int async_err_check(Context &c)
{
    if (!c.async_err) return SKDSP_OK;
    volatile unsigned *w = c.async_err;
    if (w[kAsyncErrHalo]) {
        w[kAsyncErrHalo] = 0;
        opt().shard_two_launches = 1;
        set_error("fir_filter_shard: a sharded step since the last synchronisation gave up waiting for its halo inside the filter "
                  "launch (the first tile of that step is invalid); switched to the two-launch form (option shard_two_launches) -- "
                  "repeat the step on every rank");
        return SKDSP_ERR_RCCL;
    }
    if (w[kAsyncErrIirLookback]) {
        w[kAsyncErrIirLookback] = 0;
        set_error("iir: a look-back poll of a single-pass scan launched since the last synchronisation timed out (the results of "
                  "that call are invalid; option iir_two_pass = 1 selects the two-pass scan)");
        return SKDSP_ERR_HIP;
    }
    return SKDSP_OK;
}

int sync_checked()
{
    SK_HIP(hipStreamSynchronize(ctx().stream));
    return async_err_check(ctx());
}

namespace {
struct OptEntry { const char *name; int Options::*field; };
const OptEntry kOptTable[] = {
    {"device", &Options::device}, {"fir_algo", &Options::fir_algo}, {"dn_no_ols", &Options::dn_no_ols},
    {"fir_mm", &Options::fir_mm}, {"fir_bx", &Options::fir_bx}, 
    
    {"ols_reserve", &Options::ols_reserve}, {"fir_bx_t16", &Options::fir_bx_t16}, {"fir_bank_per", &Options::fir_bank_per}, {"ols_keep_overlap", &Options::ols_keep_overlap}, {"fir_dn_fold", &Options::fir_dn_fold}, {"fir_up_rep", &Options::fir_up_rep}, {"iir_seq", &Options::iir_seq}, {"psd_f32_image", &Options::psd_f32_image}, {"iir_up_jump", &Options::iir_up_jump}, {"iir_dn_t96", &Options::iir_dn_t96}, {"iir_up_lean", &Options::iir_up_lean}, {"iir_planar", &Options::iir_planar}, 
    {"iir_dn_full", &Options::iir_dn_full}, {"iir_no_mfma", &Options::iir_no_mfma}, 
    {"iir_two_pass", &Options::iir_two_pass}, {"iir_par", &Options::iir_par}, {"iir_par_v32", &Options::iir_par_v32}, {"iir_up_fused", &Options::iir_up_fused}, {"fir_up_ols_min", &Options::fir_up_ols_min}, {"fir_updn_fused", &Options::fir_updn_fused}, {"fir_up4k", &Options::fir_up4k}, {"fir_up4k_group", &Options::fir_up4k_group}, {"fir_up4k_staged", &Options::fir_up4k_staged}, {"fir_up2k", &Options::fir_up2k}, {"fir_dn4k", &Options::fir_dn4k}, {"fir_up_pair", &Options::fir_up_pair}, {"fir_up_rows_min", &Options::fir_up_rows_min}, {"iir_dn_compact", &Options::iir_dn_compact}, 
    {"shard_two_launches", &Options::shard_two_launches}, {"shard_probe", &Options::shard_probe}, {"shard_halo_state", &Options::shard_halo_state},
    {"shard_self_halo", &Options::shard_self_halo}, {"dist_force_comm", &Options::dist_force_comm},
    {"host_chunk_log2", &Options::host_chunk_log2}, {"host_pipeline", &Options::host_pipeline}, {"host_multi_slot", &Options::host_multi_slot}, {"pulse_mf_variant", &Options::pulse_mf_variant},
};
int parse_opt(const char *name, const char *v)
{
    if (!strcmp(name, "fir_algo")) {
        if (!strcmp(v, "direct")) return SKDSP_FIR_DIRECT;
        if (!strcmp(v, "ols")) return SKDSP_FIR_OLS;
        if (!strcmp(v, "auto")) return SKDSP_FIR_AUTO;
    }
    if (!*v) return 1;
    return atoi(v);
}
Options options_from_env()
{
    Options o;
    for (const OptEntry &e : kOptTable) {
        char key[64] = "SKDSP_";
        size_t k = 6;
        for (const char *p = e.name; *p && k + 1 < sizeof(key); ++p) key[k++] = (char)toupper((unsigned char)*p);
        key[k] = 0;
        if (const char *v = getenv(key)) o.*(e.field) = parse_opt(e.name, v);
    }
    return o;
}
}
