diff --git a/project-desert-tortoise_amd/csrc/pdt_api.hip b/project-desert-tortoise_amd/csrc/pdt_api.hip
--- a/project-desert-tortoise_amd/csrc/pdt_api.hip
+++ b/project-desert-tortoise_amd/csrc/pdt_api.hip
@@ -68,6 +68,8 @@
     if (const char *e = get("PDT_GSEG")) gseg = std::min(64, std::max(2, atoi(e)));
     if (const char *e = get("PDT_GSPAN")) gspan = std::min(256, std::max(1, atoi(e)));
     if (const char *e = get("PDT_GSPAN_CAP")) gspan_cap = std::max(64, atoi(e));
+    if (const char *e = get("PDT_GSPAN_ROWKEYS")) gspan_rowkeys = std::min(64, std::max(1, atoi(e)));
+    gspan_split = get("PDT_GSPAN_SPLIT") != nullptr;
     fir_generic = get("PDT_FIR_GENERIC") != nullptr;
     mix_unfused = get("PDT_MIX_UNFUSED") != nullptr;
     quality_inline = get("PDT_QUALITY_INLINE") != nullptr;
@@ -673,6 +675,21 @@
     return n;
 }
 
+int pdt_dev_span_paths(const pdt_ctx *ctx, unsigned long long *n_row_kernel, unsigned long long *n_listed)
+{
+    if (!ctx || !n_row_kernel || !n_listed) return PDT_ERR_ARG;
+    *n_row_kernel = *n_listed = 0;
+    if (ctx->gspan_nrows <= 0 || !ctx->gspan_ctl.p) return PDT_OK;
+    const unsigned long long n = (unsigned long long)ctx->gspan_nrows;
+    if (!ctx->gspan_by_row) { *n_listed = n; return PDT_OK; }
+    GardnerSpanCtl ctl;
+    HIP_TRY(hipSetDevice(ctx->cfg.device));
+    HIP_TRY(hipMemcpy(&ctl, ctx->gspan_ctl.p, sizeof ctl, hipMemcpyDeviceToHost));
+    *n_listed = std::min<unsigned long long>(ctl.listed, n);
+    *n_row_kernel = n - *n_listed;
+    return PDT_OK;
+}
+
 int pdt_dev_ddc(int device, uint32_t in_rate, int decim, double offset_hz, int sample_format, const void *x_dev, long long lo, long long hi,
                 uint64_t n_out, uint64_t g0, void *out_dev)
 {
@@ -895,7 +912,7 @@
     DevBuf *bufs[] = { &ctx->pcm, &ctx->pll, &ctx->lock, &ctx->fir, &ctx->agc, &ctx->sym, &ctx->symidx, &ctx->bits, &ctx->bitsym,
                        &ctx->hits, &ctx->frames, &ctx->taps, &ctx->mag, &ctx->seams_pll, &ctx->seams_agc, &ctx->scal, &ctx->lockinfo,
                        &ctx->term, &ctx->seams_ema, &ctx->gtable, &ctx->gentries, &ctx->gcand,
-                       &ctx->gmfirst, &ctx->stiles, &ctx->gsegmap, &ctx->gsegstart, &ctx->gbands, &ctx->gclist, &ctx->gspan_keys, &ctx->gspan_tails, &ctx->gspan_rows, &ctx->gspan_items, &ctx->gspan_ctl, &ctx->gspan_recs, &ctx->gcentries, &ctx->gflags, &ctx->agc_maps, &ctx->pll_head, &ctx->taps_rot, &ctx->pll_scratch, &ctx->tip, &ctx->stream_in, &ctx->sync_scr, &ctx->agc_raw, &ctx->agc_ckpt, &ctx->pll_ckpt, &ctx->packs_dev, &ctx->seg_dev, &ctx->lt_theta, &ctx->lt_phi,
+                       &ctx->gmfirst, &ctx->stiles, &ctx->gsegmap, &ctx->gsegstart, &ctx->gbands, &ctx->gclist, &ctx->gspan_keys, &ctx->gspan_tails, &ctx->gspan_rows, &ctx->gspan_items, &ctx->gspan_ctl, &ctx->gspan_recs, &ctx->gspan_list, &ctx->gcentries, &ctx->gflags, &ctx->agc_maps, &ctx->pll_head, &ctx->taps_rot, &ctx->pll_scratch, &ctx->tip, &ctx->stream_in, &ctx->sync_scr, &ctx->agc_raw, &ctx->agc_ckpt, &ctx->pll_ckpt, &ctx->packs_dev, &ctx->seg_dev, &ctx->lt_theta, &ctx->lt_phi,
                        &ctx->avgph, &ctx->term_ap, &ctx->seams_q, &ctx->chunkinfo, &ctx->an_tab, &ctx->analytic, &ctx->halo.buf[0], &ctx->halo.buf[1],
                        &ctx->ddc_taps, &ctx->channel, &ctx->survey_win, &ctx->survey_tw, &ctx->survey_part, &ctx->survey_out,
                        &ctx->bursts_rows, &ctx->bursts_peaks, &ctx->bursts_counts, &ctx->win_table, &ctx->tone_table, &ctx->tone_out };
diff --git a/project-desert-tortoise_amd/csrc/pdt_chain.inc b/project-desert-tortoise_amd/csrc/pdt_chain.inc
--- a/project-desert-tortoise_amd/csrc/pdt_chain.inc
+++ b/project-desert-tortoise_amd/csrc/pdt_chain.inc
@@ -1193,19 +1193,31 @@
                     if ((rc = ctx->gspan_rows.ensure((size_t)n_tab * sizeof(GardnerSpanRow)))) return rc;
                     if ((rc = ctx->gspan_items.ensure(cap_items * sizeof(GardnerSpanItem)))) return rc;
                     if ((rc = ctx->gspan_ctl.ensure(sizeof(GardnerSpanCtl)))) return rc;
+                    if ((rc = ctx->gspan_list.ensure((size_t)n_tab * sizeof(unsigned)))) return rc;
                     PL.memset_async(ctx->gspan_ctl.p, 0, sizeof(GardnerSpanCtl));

===

Show the lines from the data above that contain the string "since".

- _Answer box_
        set_error("fir_filter_shard: a sharded step since the last synchronisation gave up waiting for its halo inside the filter "
        set_error("iir: a look-back poll of a single-pass scan launched since the last synchronisation timed out (the results of "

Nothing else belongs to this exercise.